Would you please transcribe, exactly as written, the lines of the entries below starting at the one that holds "return (None,) * 8" and ending at the one that holds "fa, ba = work(ja)", both included?
Start of Exercise data
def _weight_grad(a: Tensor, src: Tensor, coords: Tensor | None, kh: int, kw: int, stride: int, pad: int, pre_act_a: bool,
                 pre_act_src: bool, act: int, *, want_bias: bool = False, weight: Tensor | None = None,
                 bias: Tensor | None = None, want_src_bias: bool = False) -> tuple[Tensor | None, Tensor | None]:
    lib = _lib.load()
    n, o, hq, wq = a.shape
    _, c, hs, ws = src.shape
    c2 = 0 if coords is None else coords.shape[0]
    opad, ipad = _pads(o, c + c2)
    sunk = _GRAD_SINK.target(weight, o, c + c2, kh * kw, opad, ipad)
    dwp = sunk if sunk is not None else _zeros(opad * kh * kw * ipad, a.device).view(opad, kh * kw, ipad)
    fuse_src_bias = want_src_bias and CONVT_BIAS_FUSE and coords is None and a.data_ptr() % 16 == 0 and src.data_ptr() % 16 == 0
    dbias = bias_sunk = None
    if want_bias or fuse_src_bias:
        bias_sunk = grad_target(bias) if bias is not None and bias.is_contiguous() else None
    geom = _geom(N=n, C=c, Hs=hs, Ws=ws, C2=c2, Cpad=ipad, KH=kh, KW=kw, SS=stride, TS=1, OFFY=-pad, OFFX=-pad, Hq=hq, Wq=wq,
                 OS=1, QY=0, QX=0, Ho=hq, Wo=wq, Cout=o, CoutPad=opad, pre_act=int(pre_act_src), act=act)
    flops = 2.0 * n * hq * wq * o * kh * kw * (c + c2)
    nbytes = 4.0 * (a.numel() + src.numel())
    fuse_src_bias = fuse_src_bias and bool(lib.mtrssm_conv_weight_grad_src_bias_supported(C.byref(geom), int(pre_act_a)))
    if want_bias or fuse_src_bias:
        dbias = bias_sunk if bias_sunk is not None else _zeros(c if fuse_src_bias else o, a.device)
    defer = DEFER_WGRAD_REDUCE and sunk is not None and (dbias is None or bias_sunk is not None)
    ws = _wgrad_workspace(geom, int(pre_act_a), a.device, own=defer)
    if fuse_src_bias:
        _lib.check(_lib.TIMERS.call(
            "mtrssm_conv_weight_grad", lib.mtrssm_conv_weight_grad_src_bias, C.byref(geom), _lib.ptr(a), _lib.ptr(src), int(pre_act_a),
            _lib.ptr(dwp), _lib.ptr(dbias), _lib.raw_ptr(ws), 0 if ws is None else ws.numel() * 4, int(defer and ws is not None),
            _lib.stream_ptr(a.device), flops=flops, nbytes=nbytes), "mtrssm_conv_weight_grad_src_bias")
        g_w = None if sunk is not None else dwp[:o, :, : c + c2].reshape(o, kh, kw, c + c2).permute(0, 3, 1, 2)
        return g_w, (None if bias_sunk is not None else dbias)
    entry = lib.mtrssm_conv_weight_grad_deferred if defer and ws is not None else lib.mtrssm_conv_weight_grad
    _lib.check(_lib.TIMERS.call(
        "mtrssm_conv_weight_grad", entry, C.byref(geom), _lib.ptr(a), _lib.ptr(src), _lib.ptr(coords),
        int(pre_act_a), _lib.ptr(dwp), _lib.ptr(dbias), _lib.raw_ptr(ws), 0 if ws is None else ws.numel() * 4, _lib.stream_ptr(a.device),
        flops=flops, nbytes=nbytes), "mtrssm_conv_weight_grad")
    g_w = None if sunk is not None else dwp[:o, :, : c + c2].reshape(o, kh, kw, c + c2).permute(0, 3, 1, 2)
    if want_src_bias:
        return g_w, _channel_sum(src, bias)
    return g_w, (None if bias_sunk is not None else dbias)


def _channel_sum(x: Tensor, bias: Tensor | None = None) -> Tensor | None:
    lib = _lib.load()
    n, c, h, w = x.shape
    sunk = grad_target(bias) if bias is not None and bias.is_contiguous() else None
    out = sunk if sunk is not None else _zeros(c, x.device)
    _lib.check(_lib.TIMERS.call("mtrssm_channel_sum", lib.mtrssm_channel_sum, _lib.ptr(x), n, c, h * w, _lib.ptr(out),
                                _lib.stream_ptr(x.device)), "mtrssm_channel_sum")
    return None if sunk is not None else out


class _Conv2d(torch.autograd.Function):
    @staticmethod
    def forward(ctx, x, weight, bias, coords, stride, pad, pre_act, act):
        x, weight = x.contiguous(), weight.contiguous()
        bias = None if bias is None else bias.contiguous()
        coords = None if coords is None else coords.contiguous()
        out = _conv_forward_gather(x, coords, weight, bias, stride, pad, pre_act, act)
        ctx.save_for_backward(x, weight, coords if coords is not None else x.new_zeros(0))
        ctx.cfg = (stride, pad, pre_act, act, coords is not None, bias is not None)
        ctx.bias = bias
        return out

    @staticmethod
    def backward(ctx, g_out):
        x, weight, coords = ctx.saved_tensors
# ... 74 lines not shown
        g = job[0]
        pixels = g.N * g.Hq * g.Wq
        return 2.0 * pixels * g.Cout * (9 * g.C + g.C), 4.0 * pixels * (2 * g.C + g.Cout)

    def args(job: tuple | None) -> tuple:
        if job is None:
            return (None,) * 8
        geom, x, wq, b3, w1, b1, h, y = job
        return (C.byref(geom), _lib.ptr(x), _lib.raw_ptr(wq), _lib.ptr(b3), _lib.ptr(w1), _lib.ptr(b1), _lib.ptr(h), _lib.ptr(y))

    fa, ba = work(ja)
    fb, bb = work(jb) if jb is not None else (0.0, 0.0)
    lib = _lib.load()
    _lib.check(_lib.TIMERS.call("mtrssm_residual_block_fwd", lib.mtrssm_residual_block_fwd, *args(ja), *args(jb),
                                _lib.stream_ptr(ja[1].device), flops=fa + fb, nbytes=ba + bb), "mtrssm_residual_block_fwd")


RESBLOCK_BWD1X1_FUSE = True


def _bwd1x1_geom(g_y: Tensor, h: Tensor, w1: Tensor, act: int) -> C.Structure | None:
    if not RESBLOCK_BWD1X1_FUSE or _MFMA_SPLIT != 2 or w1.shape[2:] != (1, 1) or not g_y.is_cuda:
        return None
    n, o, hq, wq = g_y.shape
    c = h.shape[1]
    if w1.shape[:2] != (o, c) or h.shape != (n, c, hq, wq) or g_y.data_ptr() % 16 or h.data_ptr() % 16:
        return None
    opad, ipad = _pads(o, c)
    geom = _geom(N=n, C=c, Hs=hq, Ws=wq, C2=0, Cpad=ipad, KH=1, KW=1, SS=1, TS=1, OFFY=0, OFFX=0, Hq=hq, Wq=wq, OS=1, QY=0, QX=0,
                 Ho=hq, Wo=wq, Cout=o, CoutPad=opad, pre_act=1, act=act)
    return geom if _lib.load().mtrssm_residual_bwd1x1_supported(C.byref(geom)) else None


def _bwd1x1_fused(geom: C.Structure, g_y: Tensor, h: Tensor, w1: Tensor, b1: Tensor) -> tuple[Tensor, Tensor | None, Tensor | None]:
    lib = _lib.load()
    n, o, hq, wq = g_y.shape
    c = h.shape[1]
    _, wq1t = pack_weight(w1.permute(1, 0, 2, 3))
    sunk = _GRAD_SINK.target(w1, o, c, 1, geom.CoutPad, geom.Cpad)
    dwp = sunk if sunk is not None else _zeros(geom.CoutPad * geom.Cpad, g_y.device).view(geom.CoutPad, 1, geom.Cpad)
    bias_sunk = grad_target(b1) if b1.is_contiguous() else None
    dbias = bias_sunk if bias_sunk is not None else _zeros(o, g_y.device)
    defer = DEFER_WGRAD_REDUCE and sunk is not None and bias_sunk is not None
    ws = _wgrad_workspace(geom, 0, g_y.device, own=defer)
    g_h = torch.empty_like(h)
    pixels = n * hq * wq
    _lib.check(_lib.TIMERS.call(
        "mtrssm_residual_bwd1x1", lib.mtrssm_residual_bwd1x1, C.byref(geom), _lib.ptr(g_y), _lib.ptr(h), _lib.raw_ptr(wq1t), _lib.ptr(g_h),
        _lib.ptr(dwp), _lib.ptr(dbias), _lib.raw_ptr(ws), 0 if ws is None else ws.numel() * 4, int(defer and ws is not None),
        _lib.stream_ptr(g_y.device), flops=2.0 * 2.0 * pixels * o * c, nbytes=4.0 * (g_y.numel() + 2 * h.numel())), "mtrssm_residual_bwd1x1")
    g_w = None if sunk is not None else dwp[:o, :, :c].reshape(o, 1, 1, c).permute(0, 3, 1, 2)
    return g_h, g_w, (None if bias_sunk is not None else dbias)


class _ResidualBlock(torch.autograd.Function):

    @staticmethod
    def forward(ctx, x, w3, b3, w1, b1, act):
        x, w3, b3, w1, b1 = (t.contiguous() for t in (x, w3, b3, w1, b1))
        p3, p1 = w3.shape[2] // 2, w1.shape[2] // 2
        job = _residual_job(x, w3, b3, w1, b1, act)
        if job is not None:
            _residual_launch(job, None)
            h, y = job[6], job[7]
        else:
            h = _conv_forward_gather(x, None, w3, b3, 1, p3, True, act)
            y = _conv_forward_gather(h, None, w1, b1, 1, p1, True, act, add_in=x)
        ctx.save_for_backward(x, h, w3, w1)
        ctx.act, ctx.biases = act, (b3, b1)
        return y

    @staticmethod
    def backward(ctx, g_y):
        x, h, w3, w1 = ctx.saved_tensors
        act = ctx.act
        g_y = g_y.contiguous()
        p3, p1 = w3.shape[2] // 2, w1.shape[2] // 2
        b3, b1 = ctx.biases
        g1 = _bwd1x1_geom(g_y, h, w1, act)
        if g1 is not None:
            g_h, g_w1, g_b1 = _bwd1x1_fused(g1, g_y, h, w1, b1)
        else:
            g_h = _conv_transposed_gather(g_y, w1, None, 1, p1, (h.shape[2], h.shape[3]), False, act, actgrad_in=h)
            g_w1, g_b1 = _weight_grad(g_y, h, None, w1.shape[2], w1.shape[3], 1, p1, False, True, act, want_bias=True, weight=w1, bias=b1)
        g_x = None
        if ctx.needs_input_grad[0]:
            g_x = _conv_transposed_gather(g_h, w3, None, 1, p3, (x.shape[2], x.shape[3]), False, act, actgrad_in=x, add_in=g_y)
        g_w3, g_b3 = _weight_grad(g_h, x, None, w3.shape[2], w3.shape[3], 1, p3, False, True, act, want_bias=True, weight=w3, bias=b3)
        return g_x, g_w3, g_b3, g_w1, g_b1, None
End of Exercise data
* Task result
            return (None,) * 8
        geom, x, wq, b3, w1, b1, h, y = job
        return (C.byref(geom), _lib.ptr(x), _lib.raw_ptr(wq), _lib.ptr(b3), _lib.ptr(w1), _lib.ptr(b1), _lib.ptr(h), _lib.ptr(y))

    fa, ba = work(ja)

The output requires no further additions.